Otro de los casos donde Tapia tuvo un triste papel fue el de Baruch Ivcher Bronstein, a quien se arrebató su nacionalidad peruana y su canal por ser crítico, por lo menos a partir de 1996, frente a la dictadura fujimorista. Ese caso lo tuvo que defender ante la Comisión Interamericana de Derechos Humanos. Ante la Corte, como sabemos, no lo hizo, pues se pretendió hacer la leguleyada del “retiro de la competencia contenciosa” de la Corte Interamericana y fue dejada sin efecto la designación del abogado como agente del Estado.

Tan comprometido estaba este abogado con el régimen fujimorista que asistió como representante del Ministerio de Justicia en la Segunda Reunión de Ministros de Justicia de las Américas, celebrada por la OEA en marzo de 1999, es decir, cuando el fujimorato ya estaba totalmente corrompido y con varios procesos por violaciones a los derechos humanos en su haber en el sistema interamericano.

Pero Tapia tiene un tema más en su haber, que lo involucra directamente con Giampietri y Alan García. En 2003, el Ministerio de Defensa lo contrató como abogado de los marinos involucrados directamente en la matanza de El Frontón, en el proceso penal que se ventila en el Poder Judicial en este caso. Según una denuncia hecha por los abogados de la parte civil en este caso, Tapia habría estado conversando, de manera previa a una audiencia, con el testigo en este caso, ciudadano Alan García Pérez, cuestión que no se permite y que mereció la suspensión de la audiencia en su oportunidad (hablamos de mayo de 2005).

A estas alturas del partido, más de uno en Alfonso Ugarte debe comenzar a evaluar seriamente la permanencia de Luis Giampietri en la Célula Parlamentaria Aprista.
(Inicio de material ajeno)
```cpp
template <int EPI, int DBG = 0, int PIPE = 0>
__global__ __launch_bounds__(512) void gemm_w8_kernel(GemmParams p) {
  static_assert(EPI == EPI_F16 || EPI == EPI_QGELU, "fp16 outputs only");
  constexpr bool kPipe = PIPE != 0 && DBG == 0;
  kernel_acquire();
  __shared__ __attribute__((aligned(16))) unsigned char smem[kWBiasOff + kWBiasBytes];

  const int tid = threadIdx.x, lane = tid & 63;
  const int wid = __builtin_amdgcn_readfirstlane(tid >> 6);
  const int wr = wid >> 2, wc = wid & 3;
  const int r16 = lane & 15, kq = lane >> 4;

  const int tiles_n = p.N / 256, tiles_m = (p.M + 255) / 256;
  const int total = tiles_m * tiles_n;
  const int bid = blockIdx.x, nblk = gridDim.x;
  const int xcd = bid & 7, slot = bid >> 3;
  const int nslots = (nblk - xcd + 7) >> 3;
  const int tq = total >> 3, tr = total & 7;
  const int start = xcd < tr ? xcd * (tq + 1) : tr * (tq + 1) + (xcd - tr) * tq;
  const int count = tq + (xcd < tr ? 1 : 0);
  const int n_my = slot < count ? (count - slot + nslots - 1) / nslots : 0;
  if (n_my == 0) return;
  constexpr int group_m = LLA_W8_GROUP_M;
  auto tile_origin = [&](int j, int &m0, int &n0) {
    int logical = start + slot + j * nslots;
    if (p.rev) logical = total - 1 - logical;
    const int per_group = group_m * tiles_n;
    const int grp = logical / per_group;
    const int in_grp = logical - grp * per_group;
    const int gh = (tiles_m - grp * group_m) < group_m ? (tiles_m - grp * group_m) : group_m;
    const int tn = in_grp / gh;
    m0 = (grp * group_m + (in_grp - tn * gh)) * 256;
    n0 = tn * 256;
  };
  const int nk = p.K / 64;

  const int pc = lane & 7, lc = pc ^ (((wid & 1) << 2) | (lane >> 4));
  const int rowA = (wid >> 2) * 128 + (wid & 3) * 8 + (lane >> 3);
  const int rowB = wid * 8 + (lane >> 3);
  unsigned voffA[4], voffB[4];
#pragma unroll
  for (int a = 0; a < 4; ++a) {
    voffA[a] = (unsigned)((rowA + 32 * a) * p.lda + lc * 8) * 2u;
    voffB[a] = (unsigned)((rowB + 64 * a) * p.K + lc * 8) * 2u;
  }
  const unsigned lds_base = (unsigned)(uintptr_t)(lptr_t)smem;
  const unsigned dstA = __builtin_amdgcn_readfirstlane(lds_base + (unsigned)((wid >> 2) * 16384 + (wid & 3) * 1024));
  const unsigned dstB = __builtin_amdgcn_readfirstlane(lds_base + (unsigned)(kWARegion + wid * 1024));
  auto make_rsrc = [](const void *base) {
    const unsigned long long a = reinterpret_cast<unsigned long long>(base);
    w_rsrc_t r = {(unsigned)__builtin_amdgcn_readfirstlane((unsigned)a),
                  (unsigned)__builtin_amdgcn_readfirstlane((unsigned)(a >> 32)) & 0xFFFFu, 0xFFFFFFFFu, 0x00020000u};
    return r;
  };
  const w_rsrc_t rsrcA = make_rsrc(p.A), rsrcB = make_rsrc(p.W);
  unsigned srcA[2], srcB[2];
  int cur_j = 0, cur_kt = 0;
  auto src_of = [&](int j, int kt, unsigned &a, unsigned &b) {
    int m0, n0;
    tile_origin(j < n_my ? j : n_my - 1, m0, n0);
    if (m0 + 256 > p.M) m0 = p.M >= 256 ? p.M - 256 : 0;
    a = __builtin_amdgcn_readfirstlane((unsigned)(((size_t)m0 * p.lda + (size_t)kt * 64) * 2));
    b = __builtin_amdgcn_readfirstlane((unsigned)(((size_t)n0 * p.K + (size_t)kt * 64) * 2));
  };
  auto advance_cursor = [&] {
    if (DBG == 15) return;
    srcA[0] = srcA[1]; srcB[0] = srcB[1];
    if (++cur_kt < nk) { srcA[1] += 128; srcB[1] += 128; }
    else { cur_kt = 0; ++cur_j; src_of(cur_j, 0, srcA[1], srcB[1]); }
  };
  if (p.M < 256) {
#pragma unroll
    for (int a = 0; a < 4; ++a) {
      const int r = rowA + 32 * a;
      voffA[a] = (unsigned)((r < p.M ? r : p.M - 1) * p.lda + lc * 8) * 2u;
    }
  }
  auto issue = [&](auto kind_c, auto idx_c, int d, unsigned st_off) {
    constexpr int kind = decltype(kind_c)::value, idx = decltype(idx_c)::value;
    if constexpr (kind == 0) w_dma<idx * 4096>(voffA[idx], rsrcA, srcA[d - 1], dstA + st_off);
    else w_dma<idx * 8192>(voffB[idx], rsrcB, srcB[d - 1], dstB + st_off);
  };
  using I0 = std::integral_constant<int, 0>; using I1 = std::integral_constant<int, 1>;
  using I2 = std::integral_constant<int, 2>; using I3 = std::integral_constant<int, 3>;

  unsigned a_off[2], b_off[2];
#pragma unroll
  for (int s = 0; s < 2; ++s) {
    const unsigned c = (unsigned)(((4 * s + kq) ^ ((r16 >> 1) & 7)) * 16);
    a_off[s] = (unsigned)((wr * 128 + r16) * 128) + c;
    b_off[s] = (unsigned)kWARegion + (unsigned)((wc * 64 + r16) * 128) + c;
  }
  f16x8 gb[4][2], ga[2][2];
  f32x4 acc[8][4];
  auto read_a = [&](unsigned so, int frag, int af, int s) {
    ga[af][s] = *reinterpret_cast<const f16x8 *>(smem + so + a_off[s] + frag * 2048);
  };
  auto read_b = [&](unsigned so, int b, int s) {
    gb[b][s] = *reinterpret_cast<const f16x8 *>(smem + so + b_off[s] + b * 2048);
  };

  if (p.bias) {
    for (int q = wid; q * 256 < p.N; q += 8)
      w_dma_flat((unsigned)lane * 16u, reinterpret_cast<const unsigned char *>(p.bias) + (size_t)q * 1024,
                 __builtin_amdgcn_readfirstlane(lds_base + (unsigned)kWBiasOff + (unsigned)q * 1024u));
  } else {
    for (int i = tid; i * 16 < p.N * 4; i += 512) *reinterpret_cast<f32x4 *>(smem + kWBiasOff + i * 16) = f32x4{0.f, 0.f, 0.f, 0.f};
  }
  src_of(0, 0, srcA[1], srcB[1]);
  srcA[0] = srcA[1]; srcB[0] = srcB[1];
  issue(I0{}, I0{}, 2, 0u); issue(I0{}, I1{}, 2, 0u); issue(I0{}, I2{}, 2, 0u); issue(I0{}, I3{}, 2, 0u);
  issue(I1{}, I0{}, 2, 0u); issue(I1{}, I1{}, 2, 0u); issue(I1{}, I2{}, 2, 0u); issue(I1{}, I3{}, 2, 0u);
  advance_cursor();
  issue(I1{}, I0{}, 2, (unsigned)kWStage); issue(I1{}, I1{}, 2, (unsigned)kWStage);
  issue(I1{}, I2{}, 2, (unsigned)kWStage); issue(I1{}, I3{}, 2, (unsigned)kWStage);
  issue(I0{}, I0{}, 2, (unsigned)kWStage); issue(I0{}, I1{}, 2, (unsigned)kWStage);
  advance_cursor();
  LLA_W8_WAIT_VM(6);
  asm volatile("" ::: "memory");
  __builtin_amdgcn_s_barrier();
  asm volatile("" ::: "memory");
#pragma unroll
  for (int b = 0; b < 4; ++b) read_b(0u, b, 0);
  read_a(0u, 0, 0, 0); read_a(0u, 1, 1, 0); read_a(0u, 0, 0, 1);

  int it = 0;

  typedef unsigned u32x4 __attribute__((ext_vector_type(4)));
  f32x4 ebias[4];
  unsigned char *ecrow = nullptr;
  unsigned elive = 0;
  unsigned ebias_off = 0;
  const size_t e_f_step = (size_t)16 * p.ldc * 2;
  auto epi_setup = [&](int cj) {
    int m0c, n0c;
    tile_origin(cj, m0c, n0c);
    unsigned ones = ~0u;
    asm volatile("" : "+s"(ones));
    const int el = (int)__builtin_amdgcn_mbcnt_hi(ones, __builtin_amdgcn_mbcnt_lo(ones, 0u));
    const int er = el & 15, eq = el >> 4;
    int mbase = m0c, mskip = 0;
    if (m0c + 256 > p.M) { mbase = p.M >= 256 ? p.M - 256 : 0; mskip = m0c - mbase; }
    const int nw = n0c + wc * 64;
    const int rl0 = wr * 128 + er;
    const int col = 16 * (eq & 1) + 8 * (eq >> 1);
    elive = 0;
#pragma unroll
    for (int f = 0; f < 8; ++f) elive |= (rl0 + 16 * f >= mskip && mbase + rl0 + 16 * f < p.M) ? (1u << f) : 0u;
    ecrow = reinterpret_cast<unsigned char *>(reinterpret_cast<f16 *>(p.C) + (size_t)(mbase + rl0) * p.ldc + nw + col);
    ebias_off = (unsigned)(nw + 4 * eq) * 4u;
  };
  auto epi_bias = [&](int b) {
    ebias[b] = *reinterpret_cast<const f32x4 *>(smem + kWBiasOff + ebias_off + 64 * b);
  };
  auto epi_frag = [&](int f) {
    u32x4 o[2];
#pragma unroll
    for (int bp = 0; bp < 4; bp += 2) {
      unsigned lo[2], hi[2];
#pragma unroll
      for (int h = 0; h < 2; ++h) {
        f32x4 v = acc[f][bp + h];
        asm volatile("" : "+v"(v));
        v += ebias[bp + h];
        if constexpr (EPI == EPI_QGELU) {
#pragma unroll
          for (int e = 0; e < 4; ++e) v[e] = quick_gelu(v[e]);
        }
        typedef f16 f16x2 __attribute__((ext_vector_type(2)));
        const f16x2 a2 = {(f16)v[0], (f16)v[1]}, b2 = {(f16)v[2], (f16)v[3]};
        lo[h] = __builtin_bit_cast(unsigned, a2);
        hi[h] = __builtin_bit_cast(unsigned, b2);
      }
      const auto rx = __builtin_amdgcn_permlane16_swap(lo[0], lo[1], false, false);
      const auto ry = __builtin_amdgcn_permlane16_swap(hi[0], hi[1], false, false);
      o[bp >> 1] = u32x4{rx[0], ry[0], rx[1], ry[1]};
    }
    if constexpr (DBG == 5) asm volatile("" ::"v"(o[0]), "v"(o[1]));
    else if ((elive >> f) & 1u) { store16(ecrow + f * e_f_step, o[0]); store16(ecrow + f * e_f_step + 64, o[1]); }
  };

  auto ktile = [&](auto first_c, auto last_c, auto pend_c) {
    constexpr bool FIRST = decltype(first_c)::value, LAST = decltype(last_c)::value, PEND = decltype(pend_c)::value;
    unsigned so = (unsigned)(it & 1) * kWStage, sn = (unsigned)((it + 1) & 1) * kWStage;
    w_static_for<4>([&](auto a_c) {
      constexpr int a = decltype(a_c)::value;
      __builtin_amdgcn_sched_barrier(0);
      if (DBG != 2) __builtin_amdgcn_s_barrier();
      __builtin_amdgcn_sched_barrier(0);
      asm volatile("" : "+s"(so), "+s"(sn));
      w_static_for<16>([&](auto n_c) {
        constexpr int n = decltype(n_c)::value;
        constexpr int g = n >> 2, b = n & 3, s = g >> 1, af = g & 1;
        if constexpr (FIRST && s == 0) {
          const f32x4 zero4 = {0.f, 0.f, 0.f, 0.f};
          acc[2 * a + af][b] = __builtin_amdgcn_mfma_f32_16x16x32_f16(gb[b][0], ga[af][0], zero4, 0, 0, 0);
        } else {
          acc[2 * a + af][b] = __builtin_amdgcn_mfma_f32_16x16x32_f16(gb[b][s], ga[af][s], acc[2 * a + af][b], 0, 0, 0);
        }
        __builtin_amdgcn_sched_barrier(0);
        if constexpr (b == 0) {
          constexpr int pg = (g + 3) & 3, ps = pg >> 1, paf = pg & 1;
          if constexpr (g == 0) read_a(so, 2 * a + paf, paf, ps);
          else if constexpr (a < 3) read_a(so, 2 * (a + 1) + paf, paf, ps);
          else read_a(sn, paf, paf, ps);
        }
        if constexpr (a == 0 && n < 4) read_b(so, n, 1);
        if constexpr (a == 3 && n >= 8 && n < 12) read_b(sn, n - 8, 0);
        if constexpr (DBG != 1 && DBG != 13 && (n == LLA_W8_DMA_N0 || n == LLA_W8_DMA_N1)) {
          constexpr WItem item = w_item(a, n == LLA_W8_DMA_N1 ? 1 : 0);
          issue(std::integral_constant<int, item.kind>{}, std::integral_constant<int, item.idx>{}, item.d,
                (unsigned)((it + item.d) & 1) * kWStage);
        }
        if constexpr (kPipe && (LAST || PEND)) {
          if constexpr (LAST && a == 0) { if constexpr ((n & 3) == 3) epi_bias(n >> 2); }
          else if constexpr ((n & 7) == 7) {
            if constexpr (LAST) epi_frag(2 * (a - 1) + (n >> 3));
            else if constexpr (a == 0) epi_frag(6 + (n >> 3));
          }
        }
        __builtin_amdgcn_sched_barrier(0);
      });
      if (DBG != 4) {
        constexpr int kind = !kPipe ? 0 : LAST ? 1 : PEND ? 2 : 0;
        constexpr int cf = w_confirm_pipe(kind, a, LLA_W8_DMA_N0, LLA_W8_DMA_N1);
        static_assert(cf <= 63, "vmcnt is a 6-bit field");
        LLA_W8_WAIT_VM(cf);
      }
      asm volatile("" ::: "memory");
    });
    ++it;
    advance_cursor();
  };
  using T_ = std::integral_constant<bool, true>;
  using F_ = std::integral_constant<bool, false>;

  for (int cj = 0; cj < n_my; ++cj) {
    if constexpr (kPipe) {
      if (cj == 0) ktile(T_{}, F_{}, F_{});
      else ktile(T_{}, F_{}, T_{});
      for (int kt = 1; kt < nk - 1; ++kt) ktile(F_{}, F_{}, F_{});
      epi_setup(cj);
      ktile(F_{}, T_{}, F_{});
      continue;
    }
    ktile(T_{}, F_{}, F_{});
    for (int kt = 1; kt < nk; ++kt) ktile(F_{}, F_{}, F_{});
    asm volatile("" ::: "memory");
    if constexpr (DBG == 3 || DBG == 13 || DBG == 15) {
      unsigned ones = ~0u;
      asm volatile("" : "+s"(ones));
      const int el = (int)__builtin_amdgcn_mbcnt_hi(ones, __builtin_amdgcn_mbcnt_lo(ones, 0u));
      float t = 0.f;
#pragma unroll
      for (int f = 0; f < 8; ++f)
#pragma unroll
        for (int b = 0; b < 4; ++b) t += acc[f][b][0] + acc[f][b][1] + acc[f][b][2] + acc[f][b][3];
      if (t == 1.2345e30f) reinterpret_cast<f16 *>(p.C)[el] = (f16)t;
    } else {
      epi_setup(cj);
#pragma unroll
      for (int b = 0; b < 4; ++b) epi_bias(b);
#pragma unroll
      for (int f = 0; f < 8; ++f) epi_frag(f);
    }
    asm volatile("" ::: "memory");
  }
  if constexpr (kPipe) {
    epi_frag(6); epi_frag(7);
  }
  __builtin_amdgcn_s_waitcnt(0x0070);
  kernel_release();
}


}
}
```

Por la salud moral del gobierno y del país, ya va siendo hora que los apristas decentes - que existen, por cierto - reclamen al Presidente de su partido y de todos los peruanos, así como a sus principales dirigentes que de una vez por todas deslinden cualquier vinculación con un hombre que le está causando un grave perjuicio que, quizás ahora no se note en las encuestas, pero que le podrá costar muy caro a Alan García ante los ojos de la historia.

De usted depende, señor Presidente, si quiere ser recordado como un estadista o como un político desprestigiado en sus dos pasos por Palacio de Gobierno.